It is unmistakably clear that, set up or not, Nixon did participate in a serious obstruction of justice which was the basis of his eviction from office. The authors here put the best spin on Nixon’s instruction to the CIA to thwart the FBI investigation of Watergate, claiming that Nixon was just going with his natural instincts to lie and otherwise deceive the Congress, the media and the American people. Deceit was Nixon’s political way of life, acknowledged by friend and foe. And he was skilled--this may have been his principal skill--at lying. When Dean came up with the harebrained scheme of getting the CIA to block the FBI investigation as a political favor, Nixon had a better ploy. Haldeman recounted that incident in his own book: “Dean had suggested a blatant political move by calling in the CIA--now Nixon showed how much more astute he was by throwing a national-security blanket over the same suggestion.”

My own theory is that Nixon got in trouble precisely because the “national security” gambit was no longer working. By drinking Mai Tais with the Chinese Communist leadership, Nixon had undermined the chilling effect of the cold war on Congress and the media. The national-security cover was lifted just enough to permit public inspection of the sordid mess underneath. Questions could be asked and documents and tapes examined without being accused of giving aid and comfort to the nation’s enemy.

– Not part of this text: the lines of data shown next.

+                        if constexpr (VEC == 4) {
+                            const float4 t = *(const float4*)(g + col[k]);
+                            v[i][k][0] = t.x; v[i][k][1] = t.y; v[i][k][2] = t.z; v[i][k][3] = t.w;
+                            if constexpr (DX2) {
+                                const float4 u = *(const float4*)(g2 + col[k]);
+                                w[i][k][0] = u.x; w[i][k][1] = u.y; w[i][k][2] = u.z; w[i][k][3] = u.w;
+                            }
+                        } else {
+#pragma unroll
+                            for (int j = 0; j < VEC; ++j) {
+                                v[i][k][j] = g[col[k] + j];
+                                if constexpr (DX2) w[i][k][j] = g2[col[k] + j];
+                            }
+                        }
+                    }
+                }
+#pragma unroll
+                for (int i = 0; i < EB_SLOTS; ++i) {
+                    if (!oks[i]) continue;
+                    const int m = __builtin_amdgcn_readfirstlane(__shfl(my_m, idx[i], 64));
+                    const int s = s0 + idx[i];
+                    if (m == -2) {
+                        if (ATOM) {
+                            float* rrow = (float*)d.d_reg_tokens + (size_t)s * D;
+#pragma unroll
+                            for (int k = 0; k < KB; ++k) {
+                                if (!okc[k]) continue;
+#pragma unroll
+                                for (int j = 0; j < VEC; ++j) unsafeAtomicAdd(rrow + col[k] + j, v[i][k][j]);
+                            }
+                        }
+                        continue;
+                    }
+                    const fm_embed_bwd_mod& md = d.mods[m];
+                    const bool to_mask_token = d.is_decoder && md.kind == FM_KIND_TOK;
+                    if (m != cur) {
+                        flush();
+                        cur = m; cur_mask = to_mask_token;
+#pragma unroll
+                        for (int k = 0; k < KB; ++k)
+#pragma unroll
+                            for (int j = 0; j < VEC; ++j) racc[k][j] = 0.f;
+                        if (lane == 0) { used[m] = 1; if (to_mask_token) used[d.n_mods] = 1; }
+                    }
+#pragma unroll
+                    for (int k = 0; k < KB; ++k)
+#pragma unroll
+                        for (int j = 0; j < VEC; ++j) {
+                            racc[k][j] += v[i][k][j];
+                            if constexpr (DX2) racc[k][j] += w[i][k][j];
+                        }
+                    if (ATOM) {
+                        const int src = __builtin_amdgcn_readfirstlane(__shfl(my_src, idx[i], 64));
+                        const int posrow = __builtin_amdgcn_readfirstlane(__shfl(my_pos, idx[i], 64));
+                        float* trow = nullptr;
+                        if (to_mask_token) {}
+                        else if ((md.kind == FM_KIND_TOK || md.kind == FM_KIND_SEQ) && md.d_table && !(md.has_padding_idx && src == md.padding_idx))
+                            trow = (float*)md.d_table + (size_t)src * D;
+                        else if (md.kind == FM_KIND_SEQ_EMB && md.d_proj_bias) trow = (float*)md.d_proj_bias;
+                        float* prow = md.d_pos ? (float*)md.d_pos + (size_t)posrow * D : nullptr;
+                        if (trow) {
+#pragma unroll
+                            for (int k = 0; k < KB; ++k) {
+                                if (!okc[k]) continue;
+#pragma unroll
+                                for (int j = 0; j < VEC; ++j) unsafeAtomicAdd(trow + col[k] + j, v[i][k][j]);
+                            }
+                        }
+                        if (prow) {
+#pragma unroll
+                            for (int k = 0; k < KB; ++k) {
+                                if (!okc[k]) continue;
+#pragma unroll
+                                for (int j = 0; j < VEC; ++j) {
+                                    unsafeAtomicAdd(prow + col[k] + j, v[i][k][j]);
+                                    if constexpr (DX2) unsafeAtomicAdd(prow + col[k] + j, w[i][k][j]);
+                                }
+                            }
+                        }
+                    }
+                }
+            }
             flush();
-            cur = m; cur_mask = to_mask_token;
-#pragma unroll
-            for (int q = 0; q < MAXQ; ++q) racc[q] = make_float4(0.f, 0.f, 0.f, 0.f);
-            if (lane == 0) { used[m] = 1; if (to_mask_token) used[d.n_mods] = 1; }
-        }
-        float* trow = nullptr;
-        if (to_mask_token) {}
-        else if ((md.kind == FM_KIND_TOK || md.kind == FM_KIND_SEQ) && md.d_table && !(md.has_padding_idx && src == md.padding_idx))
-            trow = (float*)md.d_table + (size_t)src * D;
-        else if (md.kind == FM_KIND_SEQ_EMB && md.d_proj_bias) trow = (float*)md.d_proj_bias;
-        float* prow = md.d_pos ? (float*)md.d_pos + (size_t)posrow * D : nullptr;
-#pragma unroll
-        for (int q = 0; q < MAXQ; ++q) {
-            const int c = lane + 64 * q;
-            if (c >= nch) break;
-            const float4 v = *(const float4*)(g + c * 4);
-            racc[q].x += v.x; racc[q].y += v.y; racc[q].z += v.z; racc[q].w += v.w;
-            if (trow) {
-                unsafeAtomicAdd(trow + c * 4, v.x); unsafeAtomicAdd(trow + c * 4 + 1, v.y);
-                unsafeAtomicAdd(trow + c * 4 + 2, v.z); unsafeAtomicAdd(trow + c * 4 + 3, v.w);
-            }
-            if (prow) {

What is difficult to buy, because this book only states but does not prove the connection, is the implication that Haig was acting on behalf of a larger national-security party. This is where the book falls apart--overreaching to find a grand theory to explain Haig and Dean’s actions, when in fact ordinary and individual avarice, ambition and mendacity would do quite nicely. To believe that larger forces were at work requires a Nixonian imagination.